- YOUR OBJECTIVE:
Below are the data; count the lines with the string "kSerialOnly" in them and give that number only.

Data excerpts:
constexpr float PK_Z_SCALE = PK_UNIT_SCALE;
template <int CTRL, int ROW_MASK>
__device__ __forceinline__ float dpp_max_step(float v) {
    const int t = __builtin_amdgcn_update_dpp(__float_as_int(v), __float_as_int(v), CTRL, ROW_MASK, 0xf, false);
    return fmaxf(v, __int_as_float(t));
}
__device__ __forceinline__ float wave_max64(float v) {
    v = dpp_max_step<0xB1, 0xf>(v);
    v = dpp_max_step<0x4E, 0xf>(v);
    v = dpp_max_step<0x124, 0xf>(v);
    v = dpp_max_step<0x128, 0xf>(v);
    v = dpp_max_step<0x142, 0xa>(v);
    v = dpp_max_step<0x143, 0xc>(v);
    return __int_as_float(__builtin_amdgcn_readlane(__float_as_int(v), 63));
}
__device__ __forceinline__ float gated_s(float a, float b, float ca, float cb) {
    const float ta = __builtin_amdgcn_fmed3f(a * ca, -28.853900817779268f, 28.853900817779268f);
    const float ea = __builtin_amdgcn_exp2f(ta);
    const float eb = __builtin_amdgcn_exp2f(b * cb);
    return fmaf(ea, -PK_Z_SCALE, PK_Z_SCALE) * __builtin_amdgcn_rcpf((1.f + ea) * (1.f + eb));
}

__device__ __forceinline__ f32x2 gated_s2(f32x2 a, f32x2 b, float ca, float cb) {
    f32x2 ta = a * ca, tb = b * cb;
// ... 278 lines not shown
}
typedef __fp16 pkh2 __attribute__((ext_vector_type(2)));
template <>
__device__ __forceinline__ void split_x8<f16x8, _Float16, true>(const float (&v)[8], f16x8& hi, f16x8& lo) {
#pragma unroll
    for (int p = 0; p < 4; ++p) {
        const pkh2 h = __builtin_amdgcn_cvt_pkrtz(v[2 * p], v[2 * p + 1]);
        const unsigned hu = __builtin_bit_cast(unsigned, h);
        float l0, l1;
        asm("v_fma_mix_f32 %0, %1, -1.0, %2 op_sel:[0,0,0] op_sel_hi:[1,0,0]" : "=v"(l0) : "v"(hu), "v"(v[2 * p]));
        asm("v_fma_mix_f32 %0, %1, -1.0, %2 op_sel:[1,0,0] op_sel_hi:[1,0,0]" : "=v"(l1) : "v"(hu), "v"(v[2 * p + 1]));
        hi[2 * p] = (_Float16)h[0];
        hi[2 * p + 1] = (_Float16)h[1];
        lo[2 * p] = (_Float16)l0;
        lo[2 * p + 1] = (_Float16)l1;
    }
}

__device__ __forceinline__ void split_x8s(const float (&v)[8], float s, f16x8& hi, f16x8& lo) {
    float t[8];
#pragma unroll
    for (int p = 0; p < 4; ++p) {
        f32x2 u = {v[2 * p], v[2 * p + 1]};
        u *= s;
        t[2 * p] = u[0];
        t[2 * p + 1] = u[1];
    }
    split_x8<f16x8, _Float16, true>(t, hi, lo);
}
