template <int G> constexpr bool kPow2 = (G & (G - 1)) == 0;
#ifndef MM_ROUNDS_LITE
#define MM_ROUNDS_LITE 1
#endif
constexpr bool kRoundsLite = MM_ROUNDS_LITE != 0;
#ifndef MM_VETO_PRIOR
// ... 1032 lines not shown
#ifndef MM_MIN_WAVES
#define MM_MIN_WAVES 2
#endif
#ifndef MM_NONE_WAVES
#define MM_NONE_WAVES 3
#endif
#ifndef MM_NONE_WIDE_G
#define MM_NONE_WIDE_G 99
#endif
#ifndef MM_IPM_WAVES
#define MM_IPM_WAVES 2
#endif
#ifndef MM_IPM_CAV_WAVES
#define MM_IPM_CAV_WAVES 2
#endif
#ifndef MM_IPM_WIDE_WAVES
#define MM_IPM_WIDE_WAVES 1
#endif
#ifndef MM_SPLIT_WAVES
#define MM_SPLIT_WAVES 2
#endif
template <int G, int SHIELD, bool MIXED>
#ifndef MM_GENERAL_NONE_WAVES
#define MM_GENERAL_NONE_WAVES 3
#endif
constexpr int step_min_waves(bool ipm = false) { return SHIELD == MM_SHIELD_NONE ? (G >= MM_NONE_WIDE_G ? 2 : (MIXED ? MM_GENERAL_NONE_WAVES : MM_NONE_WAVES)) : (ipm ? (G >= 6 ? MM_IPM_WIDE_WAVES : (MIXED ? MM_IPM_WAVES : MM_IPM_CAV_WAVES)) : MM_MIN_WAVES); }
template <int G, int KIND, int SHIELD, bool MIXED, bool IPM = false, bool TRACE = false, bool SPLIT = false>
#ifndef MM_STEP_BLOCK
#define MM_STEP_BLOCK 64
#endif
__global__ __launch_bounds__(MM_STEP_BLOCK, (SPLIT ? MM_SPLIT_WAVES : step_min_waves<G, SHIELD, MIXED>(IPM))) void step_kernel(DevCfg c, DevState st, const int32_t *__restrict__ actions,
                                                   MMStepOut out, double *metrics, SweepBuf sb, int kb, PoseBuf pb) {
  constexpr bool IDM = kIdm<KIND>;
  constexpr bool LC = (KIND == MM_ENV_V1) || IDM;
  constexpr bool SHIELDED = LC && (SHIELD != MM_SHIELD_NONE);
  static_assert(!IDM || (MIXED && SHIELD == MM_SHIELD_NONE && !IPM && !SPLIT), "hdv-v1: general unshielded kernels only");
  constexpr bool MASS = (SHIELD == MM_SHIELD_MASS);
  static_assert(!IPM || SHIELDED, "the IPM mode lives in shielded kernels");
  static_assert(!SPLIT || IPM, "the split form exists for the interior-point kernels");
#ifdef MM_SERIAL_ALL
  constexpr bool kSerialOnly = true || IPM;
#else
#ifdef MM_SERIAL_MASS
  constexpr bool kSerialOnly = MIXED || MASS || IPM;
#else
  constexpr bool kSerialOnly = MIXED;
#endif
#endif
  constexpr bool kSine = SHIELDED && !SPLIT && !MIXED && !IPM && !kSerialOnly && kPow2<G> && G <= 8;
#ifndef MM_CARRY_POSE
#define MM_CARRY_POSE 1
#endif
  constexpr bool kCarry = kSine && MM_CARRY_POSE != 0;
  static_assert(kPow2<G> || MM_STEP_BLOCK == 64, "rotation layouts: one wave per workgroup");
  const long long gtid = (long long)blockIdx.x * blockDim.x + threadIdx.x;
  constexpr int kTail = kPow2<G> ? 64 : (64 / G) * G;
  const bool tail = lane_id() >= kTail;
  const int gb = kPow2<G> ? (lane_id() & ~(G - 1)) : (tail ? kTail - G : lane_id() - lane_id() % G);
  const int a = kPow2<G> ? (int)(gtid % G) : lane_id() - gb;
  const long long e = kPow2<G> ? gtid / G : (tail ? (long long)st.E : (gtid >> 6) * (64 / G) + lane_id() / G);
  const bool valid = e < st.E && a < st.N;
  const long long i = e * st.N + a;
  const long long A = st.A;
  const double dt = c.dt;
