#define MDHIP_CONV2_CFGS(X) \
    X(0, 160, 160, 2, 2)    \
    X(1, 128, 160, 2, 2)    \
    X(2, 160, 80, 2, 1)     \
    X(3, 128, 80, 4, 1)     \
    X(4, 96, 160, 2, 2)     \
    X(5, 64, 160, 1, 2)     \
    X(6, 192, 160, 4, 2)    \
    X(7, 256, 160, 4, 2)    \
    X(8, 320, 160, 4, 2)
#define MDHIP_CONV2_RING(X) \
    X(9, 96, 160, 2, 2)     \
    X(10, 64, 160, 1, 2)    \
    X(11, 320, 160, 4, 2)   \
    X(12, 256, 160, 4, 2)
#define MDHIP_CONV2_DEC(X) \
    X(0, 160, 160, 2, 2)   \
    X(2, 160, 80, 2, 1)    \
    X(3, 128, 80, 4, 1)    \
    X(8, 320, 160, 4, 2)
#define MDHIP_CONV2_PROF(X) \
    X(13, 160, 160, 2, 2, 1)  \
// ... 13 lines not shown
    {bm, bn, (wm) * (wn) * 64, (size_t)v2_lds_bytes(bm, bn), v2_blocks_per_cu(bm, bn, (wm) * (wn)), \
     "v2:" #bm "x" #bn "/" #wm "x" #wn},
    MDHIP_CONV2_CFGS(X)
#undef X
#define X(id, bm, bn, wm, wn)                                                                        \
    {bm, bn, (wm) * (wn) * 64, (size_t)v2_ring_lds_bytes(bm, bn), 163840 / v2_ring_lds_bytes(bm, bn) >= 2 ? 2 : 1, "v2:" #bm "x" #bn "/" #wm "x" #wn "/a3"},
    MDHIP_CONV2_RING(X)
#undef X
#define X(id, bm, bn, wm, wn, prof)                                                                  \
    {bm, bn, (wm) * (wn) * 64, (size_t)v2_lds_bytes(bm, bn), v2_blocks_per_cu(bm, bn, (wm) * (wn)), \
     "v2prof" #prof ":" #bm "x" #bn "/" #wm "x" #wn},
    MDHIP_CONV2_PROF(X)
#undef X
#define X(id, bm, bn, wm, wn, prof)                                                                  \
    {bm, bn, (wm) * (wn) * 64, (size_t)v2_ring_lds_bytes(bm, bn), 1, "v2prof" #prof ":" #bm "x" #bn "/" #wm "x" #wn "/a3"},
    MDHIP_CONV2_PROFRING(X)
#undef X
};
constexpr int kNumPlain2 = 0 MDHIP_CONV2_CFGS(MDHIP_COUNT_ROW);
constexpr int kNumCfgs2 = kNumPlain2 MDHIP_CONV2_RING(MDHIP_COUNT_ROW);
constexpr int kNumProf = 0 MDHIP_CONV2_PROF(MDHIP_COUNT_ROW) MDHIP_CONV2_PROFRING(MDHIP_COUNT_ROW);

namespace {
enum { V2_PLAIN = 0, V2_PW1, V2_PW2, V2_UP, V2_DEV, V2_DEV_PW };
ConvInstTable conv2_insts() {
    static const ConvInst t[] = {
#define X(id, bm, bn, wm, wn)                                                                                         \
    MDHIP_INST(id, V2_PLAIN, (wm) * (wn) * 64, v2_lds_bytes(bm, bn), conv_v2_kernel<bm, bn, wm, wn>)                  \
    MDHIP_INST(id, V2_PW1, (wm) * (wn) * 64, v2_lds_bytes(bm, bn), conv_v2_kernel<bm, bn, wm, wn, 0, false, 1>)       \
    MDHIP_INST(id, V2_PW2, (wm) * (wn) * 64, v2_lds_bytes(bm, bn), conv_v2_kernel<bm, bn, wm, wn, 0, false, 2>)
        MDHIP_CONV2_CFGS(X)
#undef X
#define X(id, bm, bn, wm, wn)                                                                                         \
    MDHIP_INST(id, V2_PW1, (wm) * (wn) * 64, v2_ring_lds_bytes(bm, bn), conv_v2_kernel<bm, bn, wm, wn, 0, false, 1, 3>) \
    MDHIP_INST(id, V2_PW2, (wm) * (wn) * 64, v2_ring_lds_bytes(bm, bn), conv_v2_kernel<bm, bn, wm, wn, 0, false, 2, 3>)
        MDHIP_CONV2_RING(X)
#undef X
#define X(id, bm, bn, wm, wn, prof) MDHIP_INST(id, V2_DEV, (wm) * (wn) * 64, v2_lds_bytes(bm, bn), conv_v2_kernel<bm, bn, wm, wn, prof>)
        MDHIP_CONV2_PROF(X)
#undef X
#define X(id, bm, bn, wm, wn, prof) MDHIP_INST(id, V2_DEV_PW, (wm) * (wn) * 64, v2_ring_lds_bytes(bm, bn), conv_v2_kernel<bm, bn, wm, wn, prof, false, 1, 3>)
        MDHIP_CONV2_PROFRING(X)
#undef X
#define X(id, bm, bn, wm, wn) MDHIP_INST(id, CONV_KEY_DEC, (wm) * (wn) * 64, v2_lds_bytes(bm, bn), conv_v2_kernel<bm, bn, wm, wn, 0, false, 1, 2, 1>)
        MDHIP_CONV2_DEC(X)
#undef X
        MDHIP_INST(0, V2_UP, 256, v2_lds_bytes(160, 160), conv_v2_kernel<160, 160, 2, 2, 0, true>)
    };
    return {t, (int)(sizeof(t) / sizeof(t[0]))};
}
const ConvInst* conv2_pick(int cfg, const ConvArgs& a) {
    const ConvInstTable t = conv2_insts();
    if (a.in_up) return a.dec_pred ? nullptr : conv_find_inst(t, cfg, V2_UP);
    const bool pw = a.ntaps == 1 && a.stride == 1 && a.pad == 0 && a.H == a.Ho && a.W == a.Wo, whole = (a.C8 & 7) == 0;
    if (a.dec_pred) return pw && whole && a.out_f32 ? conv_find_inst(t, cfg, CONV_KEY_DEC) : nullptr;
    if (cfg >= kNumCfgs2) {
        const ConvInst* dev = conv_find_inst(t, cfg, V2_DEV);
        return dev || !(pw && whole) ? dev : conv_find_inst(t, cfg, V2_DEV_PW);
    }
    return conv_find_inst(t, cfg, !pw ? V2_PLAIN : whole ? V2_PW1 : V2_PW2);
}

- PROBLEM SOLUTION:
4